You are viewing a plain text version of this content. The canonical link for it is here.
Posted to commits@carbondata.apache.org by ak...@apache.org on 2021/02/17 09:48:25 UTC

[carbondata] branch master updated: [CARBONDATA-4125] SI compatability issue fix

This is an automated email from the ASF dual-hosted git repository.

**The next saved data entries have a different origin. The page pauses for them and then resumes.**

template <int DT, int AC>
static int sym_autocast_t(RowArgs a, void* ws, size_t wsb, hipStream_t st) {
    using T = Ty<DT>;
    begin_launches();
    seal_slots(a);
    if constexpr (T::ESIZE != 2) {
        return fail(FQ_ERR_DTYPE, "autocast arithmetic applies to bf16 / fp16 tensors only");
    } else {
        constexpr int EPV = 8;
        const bool pair = a.n_more > 0;
        const bool vec_ok = aligned16(a.x) && aligned16(a.y) && (a.cols % EPV == 0) && more_aligned(a, 15u, 15u) && pitches_aligned(a, 15, 15);
        const int64_t nvec = a.cols / EPV;
        const int64_t big_rows = largest_rows(a);
        const int64_t bytes = big_rows * a.cols * T::ESIZE;
        if (a.rows > 0x7FFFFFFF) return fail(FQ_ERR_SHAPE, "rows=%lld exceeds the grid limit", (long long)a.rows);
        const bool pitched = any_pitch(a);
        if constexpr (AC == 2) {
            const int64_t nh = a.cols / 4;
            const bool wide_ok = aligned16(a.y) && (reinterpret_cast<uintptr_t>(a.x) & 7u) == 0 && a.cols % 4 == 0 && nh <= 1024 * 8 &&
                                 more_aligned(a, 7u, 15u) && pitches_aligned(a, 7, 15);
            if (wide_ok) {
                const bool ntl = bytes >= NT_LOAD_MIN_BYTES;
#define W(TPR)                                                                                          \
    {                                                                                                   \
        const int hpt = (int)((nh + TPR - 1) / TPR);                                                    \
        if (pitched) launch_wide<DT, TPR, false, true, true>(a, hpt, st);                               \
        else if (ntl) launch_wide<DT, TPR, true, true>(a, hpt, st);                                     \
        else launch_wide<DT, TPR, false, true>(a, hpt, st);                                             \
    }
                if (nh <= 512) W(64) else if (nh <= 2048) W(256) else W(1024)
#undef W
                return launch_result();
            }
            if (pair || a.mask)
                return fail(FQ_ERR_UNSUPPORTED, "fp32-result forward with STE mask / second tensor: rows must be 8-byte aligned, cols %% 4 == 0, cols <= 32768");
            if (a.cols <= GENERIC_MAX_COLS) {
                if (a.cols <= 1024) FQ_LAUNCH((row_generic_kernel<DT, 64, false, AC>), (a.rows + 3) / 4, 256, st, a);
                else FQ_LAUNCH((row_generic_kernel<DT, 256, false, AC>), a.rows, 256, st, a);
                return launch_result();
            }
        } else {
            if (pair && !(vec_ok && nvec <= REG_MAX_VEC))
                return fail(FQ_ERR_UNSUPPORTED, "pair launch: rows must be 16-byte aligned and fit the register kernels");
        }
        if (AC == 1 && vec_ok && nvec <= REG_MAX_VEC) {
            if constexpr (AC == 1) {
                if (pitched) launch_reg_ac<DT, AC, false, true, true>(a, nvec, st);
                else if (bytes >= NT_LOAD_MIN_BYTES) launch_reg_ac<DT, AC, true, true>(a, nvec, st);
                else launch_reg_ac<DT, AC, false, true>(a, nvec, st);
            }
        } else if (a.mask) {
            return fail(FQ_ERR_UNSUPPORTED, "STE-mask forward needs 16-byte aligned rows that fit the register kernels");
        } else if (a.cols <= GENERIC_MAX_COLS) {
            if (a.cols <= 1024) FQ_LAUNCH((row_generic_kernel<DT, 64, false, AC>), (a.rows + 3) / 4, 256, st, a);
            else FQ_LAUNCH((row_generic_kernel<DT, 256, false, AC>), a.rows, 256, st, a);
        } else {
            if (pitched) return fail(FQ_ERR_UNSUPPORTED, "rows that do not follow one another: not served by the two-pass path");
            if (!ws || wsb < (size_t)a.rows * 8)
                return fail(FQ_ERR_WORKSPACE, "two-pass path needs %zu workspace bytes, got %zu", (size_t)a.rows * 8, wsb);
            if (hipMemsetAsync(ws, 0, (size_t)a.rows * 8, st) != hipSuccess) return fail(FQ_ERR_LAUNCH, "hipMemsetAsync failed");
            uint32_t* w = (uint32_t*)ws;
            const bool svec = aligned16(a.x) && a.cols % EPV == 0;
            const int64_t sch = svec ? tp_chunk_elems<DT, true>() : tp_chunk_elems<DT, false>();
            const int64_t schunks = (a.cols + sch - 1) / sch, ach = (int64_t)TP_THREADS * TP_EPT, achunks = (a.cols + ach - 1) / ach;
            if (a.rows * schunks > 0x7FFFFFFF || a.rows * achunks > 0x7FFFFFFF) return fail(FQ_ERR_SHAPE, "rows*chunks exceeds the grid limit");
            if (svec) FQ_LAUNCH((stats_kernel<DT, false, true>), a.rows * schunks, TP_THREADS, st, a, w, schunks);
            else FQ_LAUNCH((stats_kernel<DT, false, false>), a.rows * schunks, TP_THREADS, st, a, w, schunks);
            FQ_LAUNCH((apply_autocast_kernel<DT, AC == 2>), a.rows * achunks, TP_THREADS, st, a, (const uint32_t*)w, achunks);
        }
        return launch_result();
    }
}
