int cs_lsd_geometry(const cs_lsd *l, int *width, int *height, int *max_frames) {
    if (!l) return CS_ERR_BAD_ARG;
    *width = l->W; *height = l->H; *max_frames = l->max_frames;
    return CS_OK;
}
int cs_lsd_set_frames_device(cs_ctx *ctx, cs_lsd *l, const uint8_t *d_gray, int n_frames) {
    if (!ctx || !l || !d_gray || n_frames < 1 || n_frames > l->max_frames) return CS_ERR_BAD_ARG;
    CS_HIP(ctx, hipSetDevice(ctx->device));
    l->n_frames = n_frames; l->have_desc = false;
    CS_HIP(ctx, hipMemcpyAsync(l->d_gray, d_gray, (size_t)n_frames * l->W * l->H, hipMemcpyDeviceToDevice, ctx->stream));
    return CS_OK;
}

int cs_lsd_run(cs_ctx *ctx, cs_lsd *l, int with_lbd) { return lsd_run(ctx, l, with_lbd); }

int cs_lsd_set_region_stage(cs_lsd *l, int stage) {
    if (!l || stage < CS_LSD_REGIONS_AUTO || stage > CS_LSD_REGIONS_BACKLOG) return CS_ERR_BAD_ARG;
    l->region_stage = stage;
    return CS_OK;
}

int cs_lsd_region_stats(cs_ctx *ctx, cs_lsd *l, long out[5]) {
    if (!ctx || !l || !out) return CS_ERR_BAD_ARG;
    for (int i = 0; i < 5; i++) out[i] = l->rg_stats[i];
    return CS_OK;
}

int cs_lsd_read(cs_ctx *ctx, cs_lsd *l, int frame, cs_keyline *out, int cap, int *count, uint8_t *desc) {
    if (!ctx || !l || frame < 0 || frame >= l->n_frames || !count || (int)l->keylines.size() <= frame || (desc && !l->have_desc)) return CS_ERR_BAD_ARG;
    const int n = (int)l->keylines[frame].size();
    *count = n;
    if (!out) return CS_OK;
    if (n > cap) return CS_ERR_CAPACITY;
    memcpy(out, l->keylines[frame].data(), sizeof(cs_keyline) * (size_t)n);
    if (desc && n > 0) memcpy(desc, l->h_desc.p + (size_t)l->line_off[frame] * 32, (size_t)n * 32);
    return CS_OK;
}

int cs_lsd_get_maps(cs_ctx *ctx, cs_lsd *l, int frame, double *scaled, double *modgrad, double *angles, int *sw, int *sh) {
    if (!ctx || !l || frame < 0 || frame >= l->n_frames || !sw || !sh) return CS_ERR_BAD_ARG;
    *sw = l->w; *sh = l->h;
    const size_t n = (size_t)l->w * l->h;
    int r;
    if (scaled) {
        if (!l->scaled_kept) { ctx->err = "cs_lsd_get_maps: the scaled frames are only kept for a batch of the host region stage (a device stage takes their buffer over); modgrad and angles are kept"; return CS_ERR_BAD_ARG; }
        r = cs_d2h(ctx, scaled, l->d_scaled + n * frame, n); if (r) return r;
    }
    if (modgrad) { r = cs_d2h(ctx, modgrad, l->d_mod + n * frame, n); if (r) return r; }
    std::vector<float> deg;
    if (angles) { deg.resize(n); r = cs_d2h(ctx, deg.data(), l->d_ang + n * frame, n); if (r) return r; }
    CS_HIP(ctx, hipStreamSynchronize(ctx->stream));
    if (angles) for (size_t i = 0; i < n; i++) angles[i] = deg[i] == NOTDEF_DEG ? NOTDEF : double(deg[i]) * DEG_TO_RADS;
    return CS_OK;
}

}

akashrn5 pushed a commit to branch master
in repository https://gitbox.apache.org/repos/asf/carbondata.git


The following commit(s) were added to refs/heads/master by this push:
     new 791857b  [CARBONDATA-4125] SI compatability issue fix
791857b is described below

commit 791857b6dc51c10178d8c0862e21991e52fdc09d
Author: Indhumathi27 <in...@gmail.com>
AuthorDate: Wed Feb 3 20:36:26 2021 +0530

    [CARBONDATA-4125] SI compatability issue fix
    
    Why is this PR needed?
    Currently, while upgrading table store with SI, we have to execute REFRESH tables and
    REGISTER INDEX command to refresh and register the index to main table. And also, while
    SI creation, we add a property 'indexTableExists' to main table, to identify if table
    has SI or not. If a table has SI, then we load the index information for that table
    from Hive {org.apache.spark.sql.secondaryindex.hive.CarbonInternalMetastore#refreshIndexInfo}.
    indexTableExists will be default 'false' to all tables which does not have SI and for
    SI tables, this property will not be added.
    
    {org.apache.spark.sql.secondaryindex.hive.CarbonInternalMetastore#refreshIndexInfo} will
    be called on any command to refresh indexInfo. indexTableExists property should be either
    true(Main table) or null (SI), in order to get index information from Hive and set it to
    carbon table.
    
    Issue 1:
    While upgarding tables with SI, after refresh main table and SI, If user does any operation
    like Select or Show cache, it is adding indexTableExists property to false. After register
    index and on doing any operation with SI(load or select),
    {org.apache.spark.sql.secondaryindex.hive.CarbonInternalMetastore#refreshIndexInfo} is not
    updating index information to SI table, since indexTableExists is false. Hence, load to SI
    will fail.
    
    Issue 2:
    While upgarding tables with SI, after refresh main table and SI, If user does any operation
    like Update, alter, delete to SI table, while registering it as a index, it is not validating
    the alter operations done on that table.
    
    What changes were proposed in this PR?
    Issue 1:
    While registering SI table as a index, check if SI table has indexTableExists proeprty and
    remove it. For already registered index, allow re-register index to remove the property.
    
    Issue 2:
    Added validations for checking if SI has undergone Load/Update/delete/alter opertaion before
    registering it as a index and throw exception.
    
    This closes #4087
---
 .../load/CarbonInternalLoaderUtil.java             | 14 +++-
 .../apache/spark/sql/index/CarbonIndexUtil.scala   |  5 +-
 .../command/RegisterIndexTableCommand.scala        | 14 ++--
 .../secondaryindex/command/SICreationCommand.scala | 93 +++++++++++++++++++---
 4 files changed, 110 insertions(+), 16 deletions(-)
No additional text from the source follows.